Why Seven Steps?

Reducing a step before H1 might seem like a marginal modification, yet it changes everything.

With one less stride, the athlete must apply force more effectively, increase stride length, and sustain acceleration with greater efficiency.

Recent research in sprint hurdling biomechanics (for instance, Wild, Bezodis & Morin, European Journal of Sport Science, 2023) highlights that optimising stride distribution in the first ten metres can significantly enhance hurdle approach velocity.

In practical terms, this means that a well-executed seven-step pattern compresses acceleration, producing a faster and more controlled entry into the first hurdle.

However, it comes with its challenges:

  • The front leg often changes, forcing athletes to use their non-dominant leg on the front pedal.
  • The start feels unstable at first, as the body learns a new rhythm and contact timing.
  • The take-off distance from the hurdle increases, requiring trust and repetition.

With time, strength, and consistent feedback, these obstacles fade. The new rhythm takes shape — smoother, more efficient, and ultimately more competitive.


Set Position and First Movements

The technical reconfiguration starts right at the line.

The set position is now slightly closer to the start line, with a rounded spine and a relaxed neck.
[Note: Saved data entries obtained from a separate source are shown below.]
# GoekeLab/m6anet

Hardware: AMD Instinct MI355X
Metric: DRACH sites/sec at num_iterations=1000 (higher is better)
Workload: dtype f32

## Files before the change

m6anet_amd/csrc/m6a_api.hip:

```cpp
#include "m6a_ctx.h"

#if !defined(__HIP_DEVICE_COMPILE__)
#ifndef M6A_MT_JUMP_PATH
#error "build with -DM6A_MT_JUMP_PATH=\"<repo>/m6anet_amd/assets/mt19937_jump.bin\" (m6anet_amd/build.py does)"
#endif
asm(".section .rodata\n"
    ".global m6a_mt_jump_blob\n.global m6a_mt_jump_blob_end\n.hidden m6a_mt_jump_blob\n.hidden m6a_mt_jump_blob_end\n.balign 64\n"
    "m6a_mt_jump_blob:\n.incbin \"" M6A_MT_JUMP_PATH "\"\n"
    "m6a_mt_jump_blob_end:\n.byte 0\n.previous\n");
#endif

namespace {

thread_local std::string g_create_error;

std::mutex g_live_mu;
std::vector<m6a_ctx *> g_live;
void join_background_setups()
{
    std::lock_guard<std::mutex> g(g_live_mu);
    for (m6a_ctx *c : g_live)
        if (c->warm.joinable()) c->warm.join();
    g_live.clear();
}
// ... 102 lines not shown
    int64_t start_b = 0;
    for (int64_t b = 0; b < nb; b++) {
        if ((it0 + b + 1) % spb) {
            goff.push_back(std::min((b + 1) * bs, S));
            start_b = b + 1;
        }
    }
    if (start_b < nb) goff.push_back(S);
    return (int64_t)goff.size() - 1;
}

bool base_is_group_start(int64_t base, int64_t bs, int64_t spb)
{
    if (base < 0 || base % bs) return false;
    const int64_t it0 = base / bs;
    return it0 == 0 || (it0 % spb) != 0;
}

int ensure_groups(m6a_ctx *c, int64_t S, int64_t bs, int64_t spb)
{
    const int64_t base = c->job_offset;
    if (c->goff_key.valid && c->goff_key.S == S && c->goff_key.bs == bs && c->goff_key.spb == spb &&
        c->goff_key.base == base) return M6A_OK;
    if (!base_is_group_start(base, bs, spb))
        return fail(c, M6A_EINVAL, "job offset %lld does not start a flush group for batch_size=%lld save_per_batch=%lld",
                    (long long)base, (long long)bs, (long long)spb);
    std::vector<int64_t> g;
    const int64_t G = flush_groups(S, bs, spb, base, g);
    int64_t gmax = 0;
    for (int64_t i = 0; i < G; i++) gmax = std::max(gmax, g[i + 1] - g[i]);
    HIPCHK(c, c->goff.ensure(g.size() * sizeof(int64_t)));
    HIPCHK(c, hipMemcpyAsync(c->goff.p, g.data(), g.size() * sizeof(int64_t), hipMemcpyHostToDevice, c->stream));
    HIPCHK(c, hipStreamSynchronize(c->stream));
    c->goff_key = {S, bs, spb, base, G, gmax, true};
    return M6A_OK;
}

constexpr int kJumpPerRegime = 31, kJumpPolyWords = 312;
constexpr int64_t kXheadWords = 22016;

extern "C" const unsigned char m6a_mt_jump_blob[];
extern "C" const unsigned char m6a_mt_jump_blob_end[];

struct JumpRegime { int64_t G; const uint64_t *polys; };

const JumpRegime *jump_regimes(int *n_out)
// ... 40 lines not shown
    }
    const int n_seg = (int)std::min<int64_t>((len + use->G - 1) / use->G, kJumpPerRegime + 1);
    const size_t poly_bytes = (size_t)kJumpPerRegime * kJumpPolyWords * 8;
    HIPCHK(c, c->mt_scratch.ensure((size_t)kXheadWords * 4 + (size_t)kJumpPerRegime * 1078 * 4 + poly_bytes));
    uint32_t *xhead = (uint32_t *)c->mt_scratch.p, *hist = xhead + kXheadWords;
    uint64_t *d_polys = (uint64_t *)(hist + (size_t)kJumpPerRegime * 1078);
    if (c->mt_polys_G != use->G) {
        HIPCHK(c, hipMemcpyAsync(d_polys, use->polys, poly_bytes, hipMemcpyHostToDevice, c->stream));
        c->mt_polys_G = use->G;
    }
    hipLaunchKernelGGL(mt19937_kernel, dim3(1), dim3(640), 0, c->stream, seed, kXheadWords - 624, raw, (const uint32_t *)nullptr,
                       kXheadWords, xhead, kXheadWords);
    hipLaunchKernelGGL(mt_jump_kernel, dim3(17, (unsigned)(n_seg - 1)), dim3(256), 0, c->stream, (const uint32_t *)xhead,
                       (const uint64_t *)d_polys, hist);
    hipLaunchKernelGGL(mt19937_kernel, dim3((unsigned)n_seg), dim3(640), 0, c->stream, seed, len, raw, (const uint32_t *)hist, use->G,
                       (uint32_t *)nullptr, (int64_t)0);
    HIPCHK(c, hipGetLastError());
    return M6A_OK;
}

int ensure_raw(m6a_ctx *c, uint32_t seed, int64_t len)
{
    if (c->raw_len >= len && c->raw_seed == seed) return M6A_OK;
    if (len > ((int64_t)1 << 31) - 512)
        return fail(c, M6A_ESTREAM, "a flush group would need %lld MT19937 words (cap 2^31); "
                    "reduce batch_size*save_per_batch or num_iterations", (long long)len);
    len = (len + 1023) / 1024 * 1024;
    c->raw_len = 0;
    c->rt.valid = false;
    HIPCHK(c, c->raw.ensure((size_t)len * 4));
    int rc = launch_stream(c, seed, len, (uint32_t *)c->raw.p);
    if (rc) return rc;
    c->raw_seed = seed; c->raw_len = len;
    return M6A_OK;
}

void pairwise_rec(int lo, int n, MeanPlan &p)
{
    if (n <= 128) {
        p.leaf_start.push_back(lo);
        p.merge_after.push_back(0);
        return;
    }
    int n2 = n / 2;
    n2 -= n2 % 8;
    pairwise_rec(lo, n2, p);
// ... 37 lines not shown
    }
    p.reg_ctl.assign((size_t)std::max(1, (T - p.n_rem) / 8), 0u);
    for (int b = 0; b + 1 < L; b++) p.reg_ctl[(size_t)p.leaf_start[b + 1] / 8 - 1] = 1u | ((uint32_t)p.merge_after[b] << 8);
    const int rows = (int)p.row_pass.size();
    p.row_meta.assign((size_t)rows * 4, 0u);
    for (int r = 0; r < rows; r++) {
        uint32_t *m = &p.row_meta[(size_t)r * 4];
        uint64_t live = 0;
        for (int l = 0; l < 64; l++) live |= (uint64_t)(plan_iteration(p, r, l) >= 0) << l;
        m[1] = (uint32_t)live; m[2] = (uint32_t)(live >> 32);
        const int ps = p.row_pass[r];
        if (ps < 0) { m[0] = 1u << 25; continue; }
        if (r + 1 == rows || p.row_pass[r + 1] != ps) {
            const int nl = std::min(8, L - 8 * ps);
            m[0] = (1u << 24) | ((uint32_t)nl << 26) | (ps == P - 1 ? 1u << 30 : 0u);
            for (int bl = 0; bl < nl; bl++) m[3] |= (uint32_t)(p.merge_after[8 * ps + bl] & 15) << (4 * bl);
        }
    }
}

int ensure_mean_plan(m6a_ctx *c, int T)
{
    if (c->plan.T == T && c->plan_dev.p) return M6A_OK;
    build_mean_plan(T, c->plan);
    const MeanPlan &p = c->plan;
    if (p.depth > M6A_MEAN_STACK) return fail(c, M6A_EUNSUPPORTED, "n_iters %d: pairwise-sum tree deeper than %d", T, M6A_MEAN_STACK);
    const size_t b0 = p.leaf_start.size() * 4, b1 = (p.merge_after.size() + 3) / 4 * 4, b2 = std::max<size_t>(p.row_meta.size(), 1) * 4;
    const size_t b3 = p.reg_ctl.size() * 4;
    HIPCHK(c, c->plan_dev.ensure(b0 + b1 + b2 + b3));
    char *d = (char *)c->plan_dev.p;
    HIPCHK(c, hipMemcpyAsync(d, p.leaf_start.data(), b0, hipMemcpyHostToDevice, c->stream));
    HIPCHK(c, hipMemcpyAsync(d + b0, p.merge_after.data(), p.merge_after.size(), hipMemcpyHostToDevice, c->stream));
    if (!p.row_meta.empty())
        HIPCHK(c, hipMemcpyAsync(d + b0 + b1, p.row_meta.data(), p.row_meta.size() * 4, hipMemcpyHostToDevice, c->stream));
    HIPCHK(c, hipMemcpyAsync(d + b0 + b1 + b2, p.reg_ctl.data(), b3, hipMemcpyHostToDevice, c->stream));
    HIPCHK(c, hipStreamSynchronize(c->stream));
    c->plan_off[0] = 0; c->plan_off[1] = b0; c->plan_off[2] = b0 + b1; c->plan_off[3] = b0 + b1 + b2;
    c->tab_key.valid = false;
    return M6A_OK;
}

void plan_args(m6a_ctx *c, PoolArgs &a)
{
    const char *d = (const char *)c->plan_dev.p;
    a.leaf_start = (const int *)(d + c->plan_off[0]);
    a.merge_after = (const uint8_t *)(d + c->plan_off[1]);
// ... 29 lines not shown
    if (n_distinct) *n_distinct = distinct;
    return missing;
}
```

This posture allows a direct force application from the blocks while keeping tension under control.

At the gun, the athlete must drive through the rear leg with full extension — no rush to touch the ground again, just a long, deliberate push.
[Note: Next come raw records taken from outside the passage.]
template <int K32, int NT, bool TRAIN, int S8>
HN_DEV void hn_layer_pipelined(bf16x8* cur, bf16x8* nxt, const float* bias, WStream<ModeT<true>::WAVES>& ws,
                               char* out_base, uint32_t* mask_base, int lane) {
  constexpr int N = 2 * K32;
  constexpr int D = 2;
  constexpr int SHARES = 9;
  constexpr int PER_SLOT = (SHARES + N - 1) / N;
  const int h = lane >> 5;
  f32x16 acc[2];
  unsigned bits = 0;
#pragma unroll
  for (int t = 0; t <= NT; ++t) {
    const char* wl = nullptr;
    if (t < NT) wl = ws.take(N) + lane * 16;
    const int tp = t - 1;
    bf16x8 q[D];
    if (t < NT) {
      hn_init_acc(acc[t & 1], bias, t, h);
#pragma unroll
      for (int u = 0; u < D; ++u) q[u] = *reinterpret_cast<const bf16x8*>(wl + u * 1024);
    }
    __builtin_amdgcn_sched_barrier(0);
#pragma unroll
    for (int u = 0; u < N; ++u) {
      if (t < NT) {
        acc[t & 1] = hn_mfma_bf16(q[u % D], cur[u], acc[t & 1]);
        if (u + D < N) q[u % D] = *reinterpret_cast<const bf16x8*>(wl + (u + D) * 1024);
      }
      if (t > 0) {
#pragma unroll
        for (int e = 0; e < PER_SLOT; ++e) {
          const int k = u * PER_SLOT + e;
          if (k < SHARES)
            hn_epilogue_share<TRAIN, NT, S8>(k, tp, acc[tp & 1], nxt + tp * 2, bits, out_base, mask_base, lane);
        }
      }
      __builtin_amdgcn_sched_barrier(0);
    }
  }
#pragma unroll
  for (int i = 0; i < NT * 2; ++i) cur[i] = nxt[i];
}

What follows sets the tone for the rest of the approach. Every contact must feel decisive, not hurried.

A critical yet often overlooked factor is visual control.

Training your gaze to stay within your lane — ignoring what happens elsewhere — helps preserve rhythm and composure. As supported by Wulf & Prinz (2001), attentional focus directly affects movement coordination; losing it, even for a fraction of a second, breaks the pattern.
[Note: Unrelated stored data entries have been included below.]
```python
def lib():
    global _lib
    if _lib is None:
        if not os.path.exists(LIB_PATH):
            raise AeroGNNError(
                f"{LIB_PATH} not found: build it with `make -C aero-gnn_amd/csrc` "
                "(or __graft_entry__.build()); the aerognn hot path has no CPU fallback")
        L = C.CDLL(LIB_PATH)
        sig = {
            "agn_version": (i32, []),
            "agn_error_string": (C.c_char_p, [i32]),
            "agn_set_option": (i32, [i32, i32]),
            "agn_packed_bytes": (C.c_size_t, [i32, i32, i32]),
            "agn_pack": (i32, [vp, i32, i32, vp]),
            "agn_mlp_forward": (i32, [C.POINTER(MlpFwdArgs), vp]),
            "agn_mlp_bwd_nwaves": (i32, [i32]),
            "agn_mlp_backward": (i32, [C.POINTER(MlpBwdArgs), vp]),
            "agn_reduce_partials": (i32, [vp, i32, i32, vp, vp]),
            "agn_wgrad_nsplit": (i32, [i32, i32]),
            "agn_wgrad_partial_floats": (C.c_size_t, [i32, i32, i32]),
            "agn_wgrad": (i32, [C.POINTER(WgradBatch), i32, i32, vp]),
            "agn_wgrad_plan": (i32, [C.POINTER(WgradBatch)]),
            "agn_colsum": (i32, [vp, i32, i32, vp, i32, vp, vp]),
            "agn_segment_sum": (i32, [i32, i32, i32, vp, vp, vp, i32, vp, i32, i32, vp]),
            "agn_segment_sum2": (i32, [i32, i32, i32, vp, i32, vp, vp, vp, i32, vp, vp, vp, i32, vp, i32, vp]),
            "agn_gather_rows": (i32, [i32, i32, i32, vp, vp, i32, vp, vp, i32, vp, i32, vp]),
            "agn_segment_max": (i32, [i32, i32, i32, vp, vp, vp, i32, vp, i32, vp, vp]),
            "agn_segment_max_backward": (i32, [i32, i32, i32, vp, vp, i32, vp, i32, vp]),
            "agn_radix_sort_temp_bytes": (C.c_size_t, [i32]),
            "agn_radix_sort_u64": (i32, [vp, vp, i32, i32, vp, vp, vp, vp]),
            "agn_row_ptr": (i32, [vp, i32, i32, vp, vp]),
            "agn_row_ptr_i64": (i32, [vp, i32, i32, vp, vp]),
            "agn_iota_keys": (i32, [i32, vp, vp, vp, vp, vp]),
            "agn_level_index": (i32, [i32, vp, C.c_int64, vp, vp, vp, vp, vp, vp, vp]),
            "agn_scan_temp_bytes": (C.c_size_t, [i32]),
            "agn_exclusive_scan_i32": (i32, [vp, vp, i32, vp, vp, vp]),
            "agn_pool_sort_keys": (i32, [i32, vp, vp, i32, vp, vp, vp]),
            "agn_pool_assign": (i32, [i32, i32, i32, vp, vp, vp, vp, i32, vp, vp, vp, vp, vp]),
            "agn_pool_edge_candidates": (i32, [i32, vp, vp, vp, vp, vp]),
            "agn_pool_edge_sort": (i32, [i32, vp, vp, vp, vp, vp, vp, vp, vp, vp, vp, vp]),
            "agn_pool_edge_emit": (i32, [i32, vp, vp, vp, vp, vp, vp, vp, vp, vp, vp, i32, vp]),
            "agn_bfs_work_ints": (C.c_size_t, [i32]),
            "agn_bfs_distance": (i32, [vp, vp, i32, i32, vp, vp, C.POINTER(i32), vp]),
            "agn_center_seed": (i32, [vp, i32, i32, i32, vp, vp]),
            "agn_maxdeg_seed": (i32, [vp, i32, vp, vp]),
            "agn_compact_work_ints": (C.c_size_t, [i32]),
            "agn_bistride_select": (i32, [vp, i32, vp, C.POINTER(i32), vp, vp]),
            "agn_index_map": (i32, [vp, i32, i32, vp, vp]),
            "agn_subgraph_edges": (i32, [vp, vp, i32, vp, vp, vp, C.POINTER(i32), vp, vp]),
            "agn_scatter_rows": (i32, [i32, i32, i32, vp, vp, i32, vp, i32, vp]),
            "agn_wec_blocks": (i32, [i32]),
            "agn_edge_bwd_blocks": (i32, [i32]),
            "agn_edge_bwd_scratch_bytes": (C.c_size_t, [i32]),
            "agn_edge_features": (i32, [i32, C.c_int64, i32, vp, vp, i32, vp, vp, vp, vp, vp]),
            "agn_normalize": (i32, [i32, i32, vp, i32, vp, vp, vp, i32, i32, vp]),
            "agn_col_stats_temp_bytes": (C.c_size_t, [i32, i32]),
            "agn_col_stats": (i32, [i32, i32, vp, i32, vp, vp, C.c_float, vp, vp]),
            "agn_collate": (i32, [i32, C.c_int64, C.c_int64, vp, vp, vp, vp, vp]),
            "agn_edge_bwd_fused": (i32, [C.POINTER(EdgeBwdArgs), vp]),
            "agn_encoder_bwd_fused": (i32, [C.POINTER(EdgeBwdArgs), vp]),
            "agn_edge_fwd32_blocks": (i32, [i32]),
            "agn_edge_forward32": (i32, [C.POINTER(EdgeFwdArgs), vp]),
            "agn_debug_node32_launches": (C.c_long, []),
            "agn_debug_enc32_launches": (C.c_long, []),
            "agn_debug_dec32_launches": (C.c_long, []),
            "agn_debug_node32_bwd_launches": (C.c_long, []),
            "agn_debug_dec32_bwd_launches": (C.c_long, []),
            "agn_fault_status": (i32, [C.POINTER(i32), i32]),
            "agn_fault_status_async": (i32, [vp, vp]),
            "agn_debug_set_fault": (i32, [i32]),
            "agn_wgrad_reduce": (i32, [C.POINTER(WgradBatch), i32, vp]),
            "agn_proj_forward": (i32, [i32, vp, i32, vp, vp, vp, i32, vp]),
            "agn_proj_backward": (i32, [i32, vp, vp, i32, vp, vp, i32, vp]),
            "agn_wec_forward": (i32, [C.POINTER(WecArgs), vp]),
            "agn_wec_backward": (i32, [C.POINTER(WecArgs), vp]),
# ... 39 lines not shown
```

Take-Off and Rhythm Through H1

As the approach evolves, the take-off point moves slightly further back. Initially, this can feel unnatural. Many athletes hesitate, unsure of the spatial reference. But biomechanically, this longer take-off enables better body projection and smoother alignment for the second hurdle.

Here lies one of the subtle beauties of the seven-step start:

when executed with patience, it delivers a more elastic, rhythmical pattern between H1 and H2. The athlete doesn’t just reach the hurdle — they flow through it.


Training Transfer and Technical Feedback

Implementing a new start model in training is one thing; reproducing it under race conditions is another.

Competition brings adrenaline, pressure, and timing shifts that can easily destabilise a new motor pattern.

To counter this, we rely heavily on video analysis. Reviewing block exits, body angles, and hurdle spacing frame by frame reveals small inefficiencies invisible at full speed — a shoulder dropping too early, a hesitation in the first contact, or an excessive lean before take-off.

Visual feedback accelerates correction. As Mackala and Coh (New Studies in Athletics, 2019) emphasise, feedback loops based on high-speed footage significantly reduce adaptation time in sprint phases.


Beyond Mechanics

Ultimately, the shift from eight to seven steps is not a purely mechanical process. It demands trust, discipline, and the ability to embrace discomfort. Every athlete who undergoes this transformation learns that progress is rarely linear. There are frustrating days and sudden breakthroughs — moments when everything suddenly aligns and the new rhythm feels effortless.

When that happens, the start is no longer a collection of movements. It becomes a single, seamless action — power, rhythm, and intent moving in one direction.